• **INSTRUCTIONS TO FOLLOW**:
Search the data for "ustride". Return each matching line.

-- RECORDS TO PROCESS follows --

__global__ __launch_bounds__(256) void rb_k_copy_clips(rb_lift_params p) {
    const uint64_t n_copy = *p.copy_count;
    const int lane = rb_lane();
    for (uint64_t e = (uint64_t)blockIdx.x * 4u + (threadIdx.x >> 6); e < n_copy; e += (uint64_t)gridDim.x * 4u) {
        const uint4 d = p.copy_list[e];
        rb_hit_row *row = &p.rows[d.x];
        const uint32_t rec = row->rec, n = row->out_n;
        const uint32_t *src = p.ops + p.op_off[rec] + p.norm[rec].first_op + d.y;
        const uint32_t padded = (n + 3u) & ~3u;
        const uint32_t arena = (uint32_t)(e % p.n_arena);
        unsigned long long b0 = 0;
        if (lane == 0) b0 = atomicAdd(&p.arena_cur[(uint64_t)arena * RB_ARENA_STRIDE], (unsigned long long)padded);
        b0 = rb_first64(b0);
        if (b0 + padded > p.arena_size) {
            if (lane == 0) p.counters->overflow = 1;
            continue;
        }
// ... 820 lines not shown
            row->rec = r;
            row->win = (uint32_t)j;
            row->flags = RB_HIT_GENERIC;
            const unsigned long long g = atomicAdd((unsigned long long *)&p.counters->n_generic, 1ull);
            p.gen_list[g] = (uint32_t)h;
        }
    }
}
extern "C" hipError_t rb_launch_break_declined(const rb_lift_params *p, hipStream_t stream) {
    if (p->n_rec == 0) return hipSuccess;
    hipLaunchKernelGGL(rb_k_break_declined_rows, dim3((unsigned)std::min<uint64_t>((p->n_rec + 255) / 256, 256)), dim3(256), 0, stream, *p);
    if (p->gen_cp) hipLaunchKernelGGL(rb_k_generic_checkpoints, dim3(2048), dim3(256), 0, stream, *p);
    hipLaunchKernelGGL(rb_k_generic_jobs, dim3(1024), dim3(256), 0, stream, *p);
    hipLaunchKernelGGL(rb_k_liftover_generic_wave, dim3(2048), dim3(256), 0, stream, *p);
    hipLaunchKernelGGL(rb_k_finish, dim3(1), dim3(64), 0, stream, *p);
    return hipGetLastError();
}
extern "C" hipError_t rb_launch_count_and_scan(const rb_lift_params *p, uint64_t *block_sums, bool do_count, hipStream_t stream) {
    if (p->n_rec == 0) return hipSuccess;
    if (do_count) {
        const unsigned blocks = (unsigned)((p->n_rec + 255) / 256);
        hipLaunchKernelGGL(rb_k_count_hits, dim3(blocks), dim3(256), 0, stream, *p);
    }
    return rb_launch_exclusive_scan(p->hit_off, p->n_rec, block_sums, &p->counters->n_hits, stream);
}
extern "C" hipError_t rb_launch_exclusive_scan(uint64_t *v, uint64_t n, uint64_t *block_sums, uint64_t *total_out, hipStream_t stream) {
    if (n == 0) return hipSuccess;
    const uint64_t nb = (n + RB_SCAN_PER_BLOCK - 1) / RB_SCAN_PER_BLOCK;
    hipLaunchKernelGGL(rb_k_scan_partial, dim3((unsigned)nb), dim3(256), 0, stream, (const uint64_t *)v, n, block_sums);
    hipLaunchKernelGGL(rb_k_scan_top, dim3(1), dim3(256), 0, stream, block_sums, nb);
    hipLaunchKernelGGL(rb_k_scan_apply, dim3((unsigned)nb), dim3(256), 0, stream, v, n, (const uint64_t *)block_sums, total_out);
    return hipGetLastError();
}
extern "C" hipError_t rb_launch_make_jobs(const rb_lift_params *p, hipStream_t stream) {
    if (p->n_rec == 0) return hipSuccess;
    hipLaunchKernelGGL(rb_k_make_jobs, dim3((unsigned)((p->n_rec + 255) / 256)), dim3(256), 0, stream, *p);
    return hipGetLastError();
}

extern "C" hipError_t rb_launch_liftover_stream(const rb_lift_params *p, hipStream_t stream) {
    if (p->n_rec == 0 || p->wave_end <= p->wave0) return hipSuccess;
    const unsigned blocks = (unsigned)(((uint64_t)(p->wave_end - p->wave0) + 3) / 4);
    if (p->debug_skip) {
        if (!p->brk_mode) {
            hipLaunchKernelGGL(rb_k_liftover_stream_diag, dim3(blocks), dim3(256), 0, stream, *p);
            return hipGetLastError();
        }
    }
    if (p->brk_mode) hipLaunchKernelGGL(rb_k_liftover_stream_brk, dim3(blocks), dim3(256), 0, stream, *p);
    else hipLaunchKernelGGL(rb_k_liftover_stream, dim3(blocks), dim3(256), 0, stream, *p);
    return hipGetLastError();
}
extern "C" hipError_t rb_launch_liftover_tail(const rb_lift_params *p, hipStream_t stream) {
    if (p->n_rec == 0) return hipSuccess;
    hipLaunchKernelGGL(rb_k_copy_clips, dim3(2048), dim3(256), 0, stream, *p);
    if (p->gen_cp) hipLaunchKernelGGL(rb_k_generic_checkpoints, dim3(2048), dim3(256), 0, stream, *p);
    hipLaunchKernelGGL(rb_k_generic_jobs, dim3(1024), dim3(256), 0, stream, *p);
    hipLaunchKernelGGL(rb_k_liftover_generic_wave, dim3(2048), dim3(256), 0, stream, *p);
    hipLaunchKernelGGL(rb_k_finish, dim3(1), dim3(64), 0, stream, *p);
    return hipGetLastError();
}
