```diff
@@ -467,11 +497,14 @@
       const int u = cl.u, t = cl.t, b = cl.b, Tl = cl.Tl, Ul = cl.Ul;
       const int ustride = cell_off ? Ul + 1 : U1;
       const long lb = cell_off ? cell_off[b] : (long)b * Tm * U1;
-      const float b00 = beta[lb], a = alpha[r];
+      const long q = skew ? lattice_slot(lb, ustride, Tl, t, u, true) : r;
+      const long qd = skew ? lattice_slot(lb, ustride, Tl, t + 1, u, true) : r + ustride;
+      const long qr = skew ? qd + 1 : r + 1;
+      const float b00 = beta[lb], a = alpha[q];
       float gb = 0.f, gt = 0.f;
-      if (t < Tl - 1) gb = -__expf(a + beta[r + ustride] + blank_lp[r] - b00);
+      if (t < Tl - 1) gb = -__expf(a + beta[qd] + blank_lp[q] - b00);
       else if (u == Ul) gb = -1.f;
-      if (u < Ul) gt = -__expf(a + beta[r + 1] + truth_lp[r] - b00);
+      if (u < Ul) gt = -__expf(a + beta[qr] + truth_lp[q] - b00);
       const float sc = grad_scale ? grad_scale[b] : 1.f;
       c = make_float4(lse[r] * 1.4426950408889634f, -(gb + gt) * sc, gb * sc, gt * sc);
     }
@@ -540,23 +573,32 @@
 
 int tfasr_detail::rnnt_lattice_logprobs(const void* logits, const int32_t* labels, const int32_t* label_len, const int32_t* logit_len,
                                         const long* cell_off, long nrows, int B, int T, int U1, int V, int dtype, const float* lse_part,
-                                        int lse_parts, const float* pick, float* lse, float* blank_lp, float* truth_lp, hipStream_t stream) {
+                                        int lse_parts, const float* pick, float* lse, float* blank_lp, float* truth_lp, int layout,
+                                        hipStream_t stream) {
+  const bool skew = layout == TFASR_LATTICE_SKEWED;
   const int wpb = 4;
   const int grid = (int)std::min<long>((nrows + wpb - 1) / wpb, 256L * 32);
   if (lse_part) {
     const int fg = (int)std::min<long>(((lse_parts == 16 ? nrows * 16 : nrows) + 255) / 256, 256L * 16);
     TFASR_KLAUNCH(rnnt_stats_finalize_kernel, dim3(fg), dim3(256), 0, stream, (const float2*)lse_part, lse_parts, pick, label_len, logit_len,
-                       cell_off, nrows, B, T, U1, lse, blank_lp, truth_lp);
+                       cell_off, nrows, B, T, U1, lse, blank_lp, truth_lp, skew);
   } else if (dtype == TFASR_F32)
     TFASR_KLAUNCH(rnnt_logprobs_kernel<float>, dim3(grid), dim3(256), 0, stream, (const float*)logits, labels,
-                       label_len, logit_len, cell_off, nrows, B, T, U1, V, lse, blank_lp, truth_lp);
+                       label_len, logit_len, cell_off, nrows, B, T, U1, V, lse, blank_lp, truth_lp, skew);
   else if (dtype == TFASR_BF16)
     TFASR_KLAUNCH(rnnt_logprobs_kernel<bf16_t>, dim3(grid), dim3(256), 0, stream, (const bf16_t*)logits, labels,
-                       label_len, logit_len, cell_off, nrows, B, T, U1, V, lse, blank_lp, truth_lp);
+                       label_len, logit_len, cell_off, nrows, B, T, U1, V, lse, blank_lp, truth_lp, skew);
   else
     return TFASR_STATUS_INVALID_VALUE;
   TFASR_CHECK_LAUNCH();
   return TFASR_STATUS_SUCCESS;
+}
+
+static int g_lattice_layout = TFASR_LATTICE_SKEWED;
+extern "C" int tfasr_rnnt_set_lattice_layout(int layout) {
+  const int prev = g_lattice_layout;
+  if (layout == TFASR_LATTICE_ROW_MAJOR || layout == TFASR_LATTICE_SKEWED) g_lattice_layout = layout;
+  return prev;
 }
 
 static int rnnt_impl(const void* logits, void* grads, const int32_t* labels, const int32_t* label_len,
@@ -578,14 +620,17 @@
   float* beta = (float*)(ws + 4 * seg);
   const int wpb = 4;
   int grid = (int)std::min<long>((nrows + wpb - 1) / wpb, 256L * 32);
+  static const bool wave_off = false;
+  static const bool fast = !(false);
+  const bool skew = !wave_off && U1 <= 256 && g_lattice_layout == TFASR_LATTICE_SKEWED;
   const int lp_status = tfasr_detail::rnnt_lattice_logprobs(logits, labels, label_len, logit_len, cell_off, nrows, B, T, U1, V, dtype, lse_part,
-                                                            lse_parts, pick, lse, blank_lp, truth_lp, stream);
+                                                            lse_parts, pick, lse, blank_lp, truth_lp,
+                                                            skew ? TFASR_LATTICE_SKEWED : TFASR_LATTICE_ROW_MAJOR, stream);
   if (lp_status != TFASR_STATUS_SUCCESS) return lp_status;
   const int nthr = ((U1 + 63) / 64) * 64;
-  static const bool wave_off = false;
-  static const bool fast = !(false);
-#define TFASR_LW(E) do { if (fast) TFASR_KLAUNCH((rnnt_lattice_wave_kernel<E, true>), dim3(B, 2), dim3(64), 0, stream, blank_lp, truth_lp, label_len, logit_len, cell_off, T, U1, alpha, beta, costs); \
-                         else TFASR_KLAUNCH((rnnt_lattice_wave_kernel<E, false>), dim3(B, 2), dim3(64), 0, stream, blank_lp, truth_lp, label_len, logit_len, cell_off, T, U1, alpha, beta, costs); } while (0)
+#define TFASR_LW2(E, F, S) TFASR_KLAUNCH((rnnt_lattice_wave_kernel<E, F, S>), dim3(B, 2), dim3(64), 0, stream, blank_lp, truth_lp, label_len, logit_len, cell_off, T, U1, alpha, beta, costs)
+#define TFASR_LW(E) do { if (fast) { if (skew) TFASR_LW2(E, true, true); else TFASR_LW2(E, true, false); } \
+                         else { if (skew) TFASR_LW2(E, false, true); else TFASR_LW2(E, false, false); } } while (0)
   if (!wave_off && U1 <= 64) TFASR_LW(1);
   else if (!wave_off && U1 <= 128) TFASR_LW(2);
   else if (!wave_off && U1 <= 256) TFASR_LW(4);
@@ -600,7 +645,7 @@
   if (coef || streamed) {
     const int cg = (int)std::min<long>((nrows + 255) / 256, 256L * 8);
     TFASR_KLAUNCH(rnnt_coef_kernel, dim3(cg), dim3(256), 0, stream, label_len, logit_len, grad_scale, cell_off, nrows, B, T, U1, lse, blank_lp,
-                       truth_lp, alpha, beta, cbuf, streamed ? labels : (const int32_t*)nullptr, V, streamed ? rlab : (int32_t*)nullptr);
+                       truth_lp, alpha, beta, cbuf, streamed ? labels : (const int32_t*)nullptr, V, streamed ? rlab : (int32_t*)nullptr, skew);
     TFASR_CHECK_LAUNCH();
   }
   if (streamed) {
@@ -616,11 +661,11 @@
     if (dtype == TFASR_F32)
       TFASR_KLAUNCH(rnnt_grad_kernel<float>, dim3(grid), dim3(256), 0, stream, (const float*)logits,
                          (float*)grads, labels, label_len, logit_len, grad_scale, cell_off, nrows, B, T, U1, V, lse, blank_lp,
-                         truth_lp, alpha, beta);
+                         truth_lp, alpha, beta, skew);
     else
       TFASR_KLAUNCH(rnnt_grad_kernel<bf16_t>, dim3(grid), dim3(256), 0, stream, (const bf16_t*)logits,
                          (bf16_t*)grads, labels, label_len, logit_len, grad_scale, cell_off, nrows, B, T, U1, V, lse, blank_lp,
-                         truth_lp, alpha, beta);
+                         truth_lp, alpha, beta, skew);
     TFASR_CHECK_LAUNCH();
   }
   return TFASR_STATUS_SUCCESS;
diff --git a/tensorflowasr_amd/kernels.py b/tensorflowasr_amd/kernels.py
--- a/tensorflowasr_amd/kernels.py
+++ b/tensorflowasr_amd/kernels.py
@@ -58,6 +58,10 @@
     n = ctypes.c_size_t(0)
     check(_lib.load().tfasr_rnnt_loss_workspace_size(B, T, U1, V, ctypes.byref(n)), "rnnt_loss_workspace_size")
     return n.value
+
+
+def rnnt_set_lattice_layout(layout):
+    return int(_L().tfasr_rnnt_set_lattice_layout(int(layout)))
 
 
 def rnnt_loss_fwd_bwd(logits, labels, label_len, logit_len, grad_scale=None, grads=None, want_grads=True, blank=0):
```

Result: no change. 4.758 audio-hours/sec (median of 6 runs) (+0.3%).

-- RECORDS TO PROCESS concluded --

• **FINAL ANSWER**:
       const int ustride = cell_off ? Ul + 1 : U1;
+      const long q = skew ? lattice_slot(lb, ustride, Tl, t, u, true) : r;
+      const long qd = skew ? lattice_slot(lb, ustride, Tl, t + 1, u, true) : r + ustride;
-      if (t < Tl - 1) gb = -__expf(a + beta[r + ustride] + blank_lp[r] - b00);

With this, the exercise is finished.